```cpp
namespace {
void drain_backlog(AqlQueue* a, std::chrono::steady_clock::time_point t0,
                   std::chrono::steady_clock::duration limit) {
  for (;;) {
    {
      std::lock_guard<std::mutex> g(a->mu);
      if (a->backlog.empty() || a->failed.load()) return;
    }
    if (std::chrono::steady_clock::now() - t0 > limit) return;
    std::this_thread::yield();
  }
// ... 8 lines not shown
  }
  const auto t0 = std::chrono::steady_clock::now();
  for (AqlQueue* a : qs) {
    if (!a) continue;
    drain_backlog(a, t0, std::chrono::seconds(5));
    std::lock_guard<std::mutex> g(a->mu);
    if (a->fallback) (void)hipStreamSynchronize(a->fallback);
    for (Use& u : a->uses)
      while (u.flag && !fill_reached(u.flag, u.epoch) &&
             std::chrono::steady_clock::now() - t0 < std::chrono::seconds(5))
        __builtin_ia32_pause();
  }
}

void aql_forget_flags(int device, const void* base, size_t size) {
  AqlQueue* a = aql_queue(device);
  if (!a) return;
  const auto t0 = std::chrono::steady_clock::now();
  drain_backlog(a, t0, std::chrono::seconds(2));
  std::lock_guard<std::mutex> g(a->mu);
  if (a->fallback) (void)hipStreamSynchronize(a->fallback);
  const auto* lo = static_cast<const uint8_t*>(base);
  std::deque<Pending> keep_backlog;
  for (const Pending& p : a->backlog) {
    const auto* f = reinterpret_cast<const uint8_t*>(p.flag_host);
    if (f < lo || f >= lo + size) keep_backlog.push_back(p);
  }
  a->backlog.swap(keep_backlog);
  for (auto& o : a->outq) {
    std::deque<Use> keep;
    for (const Use& u : o) {
      const auto* f = reinterpret_cast<const uint8_t*>(u.flag);
// ... 823 lines not shown
```

### dora_amd/csrc/aql.h

```cpp
#pragma once

#include <atomic>
#include <cstddef>
#include <cstdint>

#include "plan.h"

namespace dora {

struct AqlQueue;

AqlQueue* aql_queue(int device);
bool aql_usable(const AqlQueue* q);

int aql_pack(AqlQueue* q, const Segment* segs, size_t n, uint8_t* dst, const FillSignal& sig,
             const std::atomic<uint64_t>* flag_host, bool profile, uint64_t dst_cap = 0,
             uint64_t* cp_stamps = nullptr, bool sync = false, bool* read_signalled = nullptr);
bool aql_cp_candidate(const Segment* segs, size_t n, bool lone = false);

void aql_forget_flags(int device, const void* base, size_t size);

void aql_fence_all();

size_t aql_kernel_count();
const char* aql_kernel_name(size_t k);
uint64_t aql_dispatched(int device, size_t k);
int aql_hold(int device, bool hold);
// ... 29 lines not shown
```

### dora_amd/csrc/node.cpp

```cpp
#include "node_internal.h"

namespace dora {
namespace {

constexpr uint64_t kDropWaitNs = 10000000000;

bool numa_pinning() {
  static const bool v = [] {
    const char* e = std::getenv("DORA_GPU_PIN");
    return !(e && *e == '0');
  }();
  return v;
}

int gpu_numa_node(int device) {
  char bus[64] = {0};
  if (hipDeviceGetPCIBusId(bus, sizeof(bus), device) != hipSuccess) return -1;
  for (char* p = bus; *p; ++p) *p = char(std::tolower(*p));
  const std::string path = std::string("/sys/bus/pci/devices/") + bus + "/numa_node";
  FILE* f = std::fopen(path.c_str(), "r");
  if (!f) return -1;
  int numa = -1;
  if (std::fscanf(f, "%d", &numa) != 1) numa = -1;
  std::fclose(f);
// ... 68 lines not shown
    hipStream_t st = nullptr;
    if (hipStreamCreateWithFlags(&st, hipStreamNonBlocking) != hipSuccess) {
      (void)hipGetLastError();
      c->bcast_error = "broadcast stream of output `" + o + "`";
      continue;
    }
    if (bcast_join(uid, static_cast<int>(nranks), 0, 30000, &comm) == DORA_OK) {
      n->bcast_out[o] = {comm, st};
    } else {
      c->bcast_error = dora_gpu_last_error();
      (void)hipStreamDestroy(st);
    }
  }
}

}
}

extern "C" {

int dora_node_init(const char* shm_name, const char* node_id, int device, dora_node** out) {
  if (!shm_name || !node_id || !out) return dora::fail(DORA_ERR_INVALID, "NULL argument");
  *out = nullptr;
  DORA_GUARD_BEGIN
  auto core = std::make_shared<dora::NodeCore>();
  try {
    core->region.reset(dora::Region::attach(shm_name));
  } catch (const std::exception& e) {
    return dora::fail(DORA_ERR_INVALID, "attach dataflow: %s", e.what());
  }
  core->idx = core->region->node_index(node_id);
// ... 43 lines not shown
    }
  }

  auto* n = new dora_node();
  n->pin_pending = device < 0 && dora::numa_pinning();
  if (const char* e = std::getenv("DORA_GPU_SEND_ASYNC")) n->async_default = *e == '1';
  n->core = core;
  n->id = node_id;
  for (auto& o : dora::split(e.outputs, ',')) n->outputs.insert(o);
  for (auto& kv : dora::split(e.inputs, ',')) {
    auto eq = kv.find('=');
    n->queue_size[kv.substr(0, eq)] = static_cast<uint32_t>(std::stoul(kv.substr(eq + 1)));
  }
  n->min_queue_size = SIZE_MAX;
  for (auto& kv : n->queue_size) n->min_queue_size = std::min<size_t>(n->min_queue_size, kv.second);
  int rc = core->request(dora::REQ_SUBSCRIBE, {});
  if (rc != DORA_OK) {
    delete n;
    return rc;
  }
  const uint64_t t0 = dora::mono_ns();
  for (;;) {
    uint32_t kind;
    std::vector<uint8_t> p;
    if (core->ev.try_pop(&kind, &p)) {
      if (kind == dora::EV_READY) {
        if (p.size() >= 4) {
          dora::RBuf r(p);
          for (uint32_t k = r.u32(); k > 0; --k) n->host_bound.insert(r.str());
        }
// ... 32 lines not shown
  const char* shm = std::getenv("DORA_GPU_DATAFLOW");
  const char* id = std::getenv("DORA_NODE_ID");
  const char* dev = std::getenv("DORA_GPU_DEVICE");
  if (!shm || !id)
    return dora::fail(DORA_ERR_INVALID,
                      "env variables DORA_GPU_DATAFLOW and DORA_NODE_ID must be set. Are you sure "
                      "the node was started by the dataflow launcher?");
  return dora_node_init(shm, id, dev ? std::atoi(dev) : 0, out);
}

void dora_node_free(dora_node* n) {
  if (!n) return;
  struct Flush {
    ~Flush() { dora::trace_flush(); }
  } flush_trace_at_end;
  dora::stdout_capture_stop(n->stdout_capture);
  n->stdout_capture = nullptr;
  dora::stop_pump(n);
  std::vector<std::string> outs(n->outputs.begin(), n->outputs.end());
  dora::WBuf w;
  w.u32(static_cast<uint32_t>(outs.size()));
  for (auto& o : outs) w.str(o);
  (void)n->core->request(dora::REQ_CLOSE_OUTPUTS, w.data(), w.size());
  n->queue.clear();
  uint64_t t0 = dora::mono_ns();
  while (!n->sent_out.empty() || !n->forwarded.empty()) {
    dora::handle_finished_drop_tokens(n);
    if (n->sent_out.empty() && n->forwarded.empty()) break;
    if (dora::mono_ns() - t0 > dora::kDropWaitNs) break;
    n->core->drops.wait(10000);
// ... 153 lines not shown
```

### dora_amd/csrc/node_internal.h

```cpp

#pragma once
#include <hip/hip_runtime_api.h>
#include <pthread.h>
#include <unistd.h>
#include <x86intrin.h>

#include <algorithm>
#include <chrono>
#include <atomic>
#include <condition_variable>
#include <cstdio>
#include <cstdlib>
#include <cstring>
#include <deque>
#include <map>
#include <memory>
#include <memory_resource>
#include <mutex>
#include <new>
#include <thread>
#include <set>
#include <sstream>
#include <random>
#include <string>
// ... 80 lines not shown
  uint64_t cap = 0;
  uint64_t id = 0;
  hipIpcMemHandle_t handle;
  int flag = -1;
  uint64_t fill_epoch = 0;
  uint64_t region_epoch = 0;
  int region_cp_area = -1;
  hipEvent_t done = nullptr;
  hipIpcEventHandle_t done_handle;
  hipEvent_t use_ev = nullptr;
  bool use_pending = false;
  bool host = false;
  std::string shm_name;
  bool registered = false;
  bool bar = false, bar_tried = false;
};

inline uint64_t slot_bytes(uint64_t len) {
  constexpr uint64_t kSlotGrain = 2ull << 20;
  return (std::max<uint64_t>(len, 1) + kSlotGrain - 1) / kSlotGrain * kSlotGrain;
}

constexpr size_t kFillStreams = 1;

constexpr uint64_t kTimingPeriod = 8;

enum PeerCopyMode { PEER_KERNEL, PEER_SDMA };

struct OwnSlots {
  std::mutex mu;
// ... 422 lines not shown
  std::vector<uint32_t> cp_used;
  hipEvent_t start = nullptr;
  std::vector<hipEvent_t> stop;
  uint64_t packs = 0, bytes = 0;
  void fold(uint64_t a, uint64_t b) {
    if (!a || b < a) return;
    if (!stamped || a < tmin) tmin = a;
    if (!stamped || b > tmax) tmax = b;
    ++stamped;
    if (ticks.size() < 2 * (1u << 16)) {
      ticks.push_back(a);
      ticks.push_back(b);
    }
  }
  ~TimedRegion();
};

struct PlanCache {
  struct Entry {
    std::vector<uint64_t> key;
    dora_plan* plan = nullptr;
    std::vector<uint8_t> ti;
    uint64_t last_use = 0;
  };
  std::vector<Entry> entries;
  std::unordered_map<uint64_t, size_t> index;
  std::vector<uint64_t> key_buf;
  uint64_t clock = 0, hits = 0;
  static uint64_t hash(const std::vector<uint64_t>& key) {
    return fnv1a_words(key.data(), key.size());
// ... 38 lines not shown
  std::unordered_set<dora_sample*> samples_live;
  std::thread pump;
  std::mutex qmu;
  std::condition_variable qcv;
  std::atomic<bool> pump_on{false}, pump_stop{false};
  bool want_pump = false;
  bool pin_pending = false;
  dora::TimedRegion timed;
  dora::PackTiming prof;
  dora::PlanCache plans;
  uint64_t aql_packs = 0, hip_packs = 0;
  uint64_t bar_fills = 0;
  std::set<std::string, std::less<>> host_bound;
  uint64_t host_packs = 0, host_copies = 0;
  bool aql_ready = false;
  uint64_t slots_created = 0, cache_hits = 0, dropped_inputs = 0;
  std::vector<uint8_t> drop_buf;
  std::vector<uint8_t> ev_buf;
  bool compact = false;
  bool async_default = false;
  struct BcastOut {
    dora::BcastComm* comm = nullptr;
    hipStream_t stream = nullptr;
  };
  std::map<std::string, BcastOut> bcast_out;
  uint64_t bcast_seq = 0;
  dora::StdoutCapture* stdout_capture = nullptr;
  std::unordered_map<dora::DropToken, std::shared_ptr<dora::InputData>, dora::DropTokenHash>
      forwarded;
  uint64_t zero_copy_forwards = 0;
// ... 11 lines not shown
  if (note == NOTE_NONE) return;
  const std::atomic<uint64_t>* f = c->flag_host(s->slot->flag);
  if (note == NOTE_SYNC_AND_FENCE) NodeCore::note(c->aql_pending, f, epoch);
  NodeCore::note(c->flag_pending, f, epoch);
}

void release_slot_memory(Slot* s);
int self_pid();
bool wait_slot_idle(dora_node* n, Slot* s, uint64_t timeout_ns = kFillWaitNs);
void free_slot(dora_node* n, Slot* s);
void drain_slot_reaper();
void add_to_cache(dora_node* n, Slot* s);
void on_token(dora_node* n, const DropToken& t);
int handle_finished_drop_tokens(dora_node* n);
int allocate_slot(dora_node* n, uint64_t len, Slot** out);
int allocate_host_slot(dora_node* n, uint64_t len, Slot** out);
void discard_sample(dora_node* n, dora_sample* s);
dora_sample* vec_sample(const uint8_t* p, size_t len);
int proxy_send(dora_node* n, const char* output_id, const uint8_t* ti, size_t ti_len,
               const uint8_t* params, size_t params_len, dora_sample* sample, uint64_t ts);
PeerCopyMode peer_copy_mode();
bool edge_copy_forced();
int ensure_peer_access(NodeCore* c, int src_device);
int enqueue_peer_copy(NodeCore* c, void* dst, const void* src, int src_device, uint64_t len);
int ensure_local(InputData* in);
void encode_event(dora_node* n, uint32_t kind, const std::vector<uint8_t>& p);
void start_pump(dora_node* n);
void stop_pump(dora_node* n);
void harvest_region_stamp(dora_node* n, Slot* s);
void ensure_cp_stamps(dora_node* n);

}
```

### dora_amd/csrc/node_measure.cpp

```cpp

#include "node_internal.h"

namespace dora {

void harvest_region_stamp(dora_node* n, Slot* s) {
  const FillFlag& ff = n->core->region->hdr()->nodes[n->core->idx].fill[s->flag];
  if (s->region_cp_area >= 0 && ff.epoch.load(std::memory_order_acquire) != s->region_epoch &&
      ff.cp_epoch.load(std::memory_order_acquire) == s->region_epoch) {
    n->timed.cp_used.push_back(uint32_t(s->region_cp_area));
  } else if (ff.epoch.load(std::memory_order_acquire) == s->region_epoch) {
    n->timed.fold(ff.t_start, ff.t_end);
  }
  s->region_epoch = 0;
  s->region_cp_area = -1;
}

void ensure_cp_stamps(dora_node* n) {
  if (n->timed.cp_stamps || n->core->device < 0) return;
  const size_t bytes = size_t(kRegionCpAreas) * kCpAreaWords * 8;
  void* d = nullptr;
  if (bar_alloc(n->core->device, bytes, &d) != DORA_OK) {
    clear_error();
    return;
  }
  const std::vector<uint8_t> zero(bytes, 0);
  if (bar_write(n->core->device, d, zero.data(), bytes) != DORA_OK) {
    bar_free(d);
    clear_error();
    return;
  }
  n->timed.cp_stamps = static_cast<uint64_t*>(d);
  void* idx = nullptr;
  void* out = nullptr;
  if (hipHostMalloc(&idx, kRegionCpAreas * 4, hipHostMallocCoherent) == hipSuccess &&
      hipHostMalloc(&out, kRegionCpAreas * 16, hipHostMallocCoherent) == hipSuccess) {
    n->timed.reduce_idx = static_cast<uint32_t*>(idx);
    n->timed.reduce_out = static_cast<uint64_t*>(out);
  } else {
    (void)hipGetLastError();
    if (idx) (void)hipHostFree(idx);
  }
}

constexpr size_t kTimingPairs = 64;
constexpr size_t kMaxIntervals = 1 << 16;

void PackTiming::harvest(TimingPair& p) {
  if (!p.pending) return;
  float ms = 0;
  if (hipEventSynchronize(p.stop) == hipSuccess &&
      hipEventElapsedTime(&ms, p.start, p.stop) == hipSuccess) {
    pack_ms += ms;
    ++pack_count;
    pack_bytes += p.bytes;
    float a = 0, b = 0;
    if (timing_ref && intervals.size() < 2 * kMaxIntervals &&
// ... 237 lines not shown
```

### dora_amd/csrc/node_recv.cpp

```cpp

#include "node_internal.h"

namespace dora {

PeerCopyMode peer_copy_mode() {
  static const PeerCopyMode v = [] {
    const char* e = std::getenv("DORA_GPU_PEER_COPY");
    return (e && std::string(e) == "sdma") ? PEER_SDMA : PEER_KERNEL;
  }();
  return v;
}

bool edge_copy_forced() {
  static const bool v = [] {
    const char* e = std::getenv("DORA_GPU_EDGE_COPY");
    return e && *e && *e != '0';
  }();
  return v;
}

namespace {

void join_bcast_group(dora_node* n, const std::string& input, const uint8_t* uid, uint32_t nranks,
                      uint32_t rank) {
// ... 112 lines not shown
          auto it = own_slots().ptrs.find(d.ipc.slot_id);
          if (it != own_slots().ptrs.end()) base = it->second;
        } else {
          IpcKey key;
          std::memcpy(key.b, d.ipc.handle, 64);
          key.pid = d.ipc.owner_pid;
          key.slot = d.ipc.slot_id;
          NodeCore* c = n->core.get();
          std::lock_guard<std::mutex> g(c->ipc_mu);
          auto it = c->ipc_cache.find(key);
          if (it != c->ipc_cache.end()) {
            in->mapping = it->second;
          } else {
            hipIpcMemHandle_t h;
            std::memcpy(&h, d.ipc.handle, sizeof(h));
            DeviceScope ds(c->device >= 0 ? c->device : int(d.ipc.device));
            hipError_t e = hipIpcOpenMemHandle(&base, h, hipIpcMemLazyEnablePeerAccess);
            if (e != hipSuccess) {
              ev->type = DORA_EVENT_ERROR;
              ev->error = std::string("hipIpcOpenMemHandle: ") + hipGetErrorString(e) +
                          " (slot " + std::to_string(d.ipc.slot_id) + " of pid " +
                          std::to_string(d.ipc.owner_pid) + " on GPU " +
                          std::to_string(d.ipc.device) + ", " + std::to_string(d.ipc.len) + " B)";
              base = nullptr;
            } else {
              in->mapping = std::make_shared<IpcMapping>();
              in->mapping->base = base;
              c->ipc_cache.emplace(key, in->mapping);
              c->ipc_opens.fetch_add(1, std::memory_order_relaxed);
              n->core->region->hdr()->nodes[c->idx].ipc_opens.fetch_add(1, std::memory_order_relaxed);
              c->trim_ipc_cache();
// ... 29 lines not shown
      const uint32_t rank = r.u32();
      join_bcast_group(n, input, uid, nranks, rank);
      return;
    }
    default:
      return;
  }
  n->queue.push_back(std::move(ev));
}

namespace {

int stage_to_host(InputData* in, int src_device) {
  NodeCore* c = in->core.get();
  if (in->ext_len) {
    DeviceScope ds(src_device);
    uint64_t cap = 0;
    void* h = c->host_pool.get(in->ext_len, &cap);
    if (!h)
      return fail(DORA_ERR_HIP, "pinned staging buffer of %llu bytes",
                  (unsigned long long)in->ext_len);
    hipError_t e = hipSuccess;
    const int hrc = hsa_copy_host(h, in->ptr, in->ext_len, true);
    if (hrc == DORA_ERR_TIMEOUT) return hrc;
    if (hrc != DORA_OK) {
      static std::atomic<bool> noted{false};
      if (std::getenv("DORA_GPU_TRACE") && !noted.exchange(true))
        std::fprintf(stderr, "dora-gpu: staging through HIP's copy: %s\n", dora_gpu_last_error());
      clear_error();
      hipStream_t st = c->stage_stream(src_device);
      e = st ? hipMemcpyAsync(h, in->ptr, in->ext_len, hipMemcpyDeviceToHost, st)
             : hipErrorInvalidResourceHandle;
      if (e == hipSuccess) e = hipStreamSynchronize(st);
    }
    if (e != hipSuccess) {
      (void)hipGetLastError();
      c->host_pool.put(h, cap);
// ... 450 lines not shown
```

....

▶ **Problem statement**
I need each line of the entries that holds the string "char" located and copied.

▶ **Output of the exercise**
const char* aql_kernel_name(size_t k);
    const char* e = std::getenv("DORA_GPU_PIN");
  char bus[64] = {0};
  for (char* p = bus; *p; ++p) *p = char(std::tolower(*p));
int dora_node_init(const char* shm_name, const char* node_id, int device, dora_node** out) {
  if (const char* e = std::getenv("DORA_GPU_SEND_ASYNC")) n->async_default = *e == '1';
  const char* shm = std::getenv("DORA_GPU_DATAFLOW");
  const char* id = std::getenv("DORA_NODE_ID");
  const char* dev = std::getenv("DORA_GPU_DEVICE");
int proxy_send(dora_node* n, const char* output_id, const uint8_t* ti, size_t ti_len,
    const char* e = std::getenv("DORA_GPU_PEER_COPY");
    const char* e = std::getenv("DORA_GPU_EDGE_COPY");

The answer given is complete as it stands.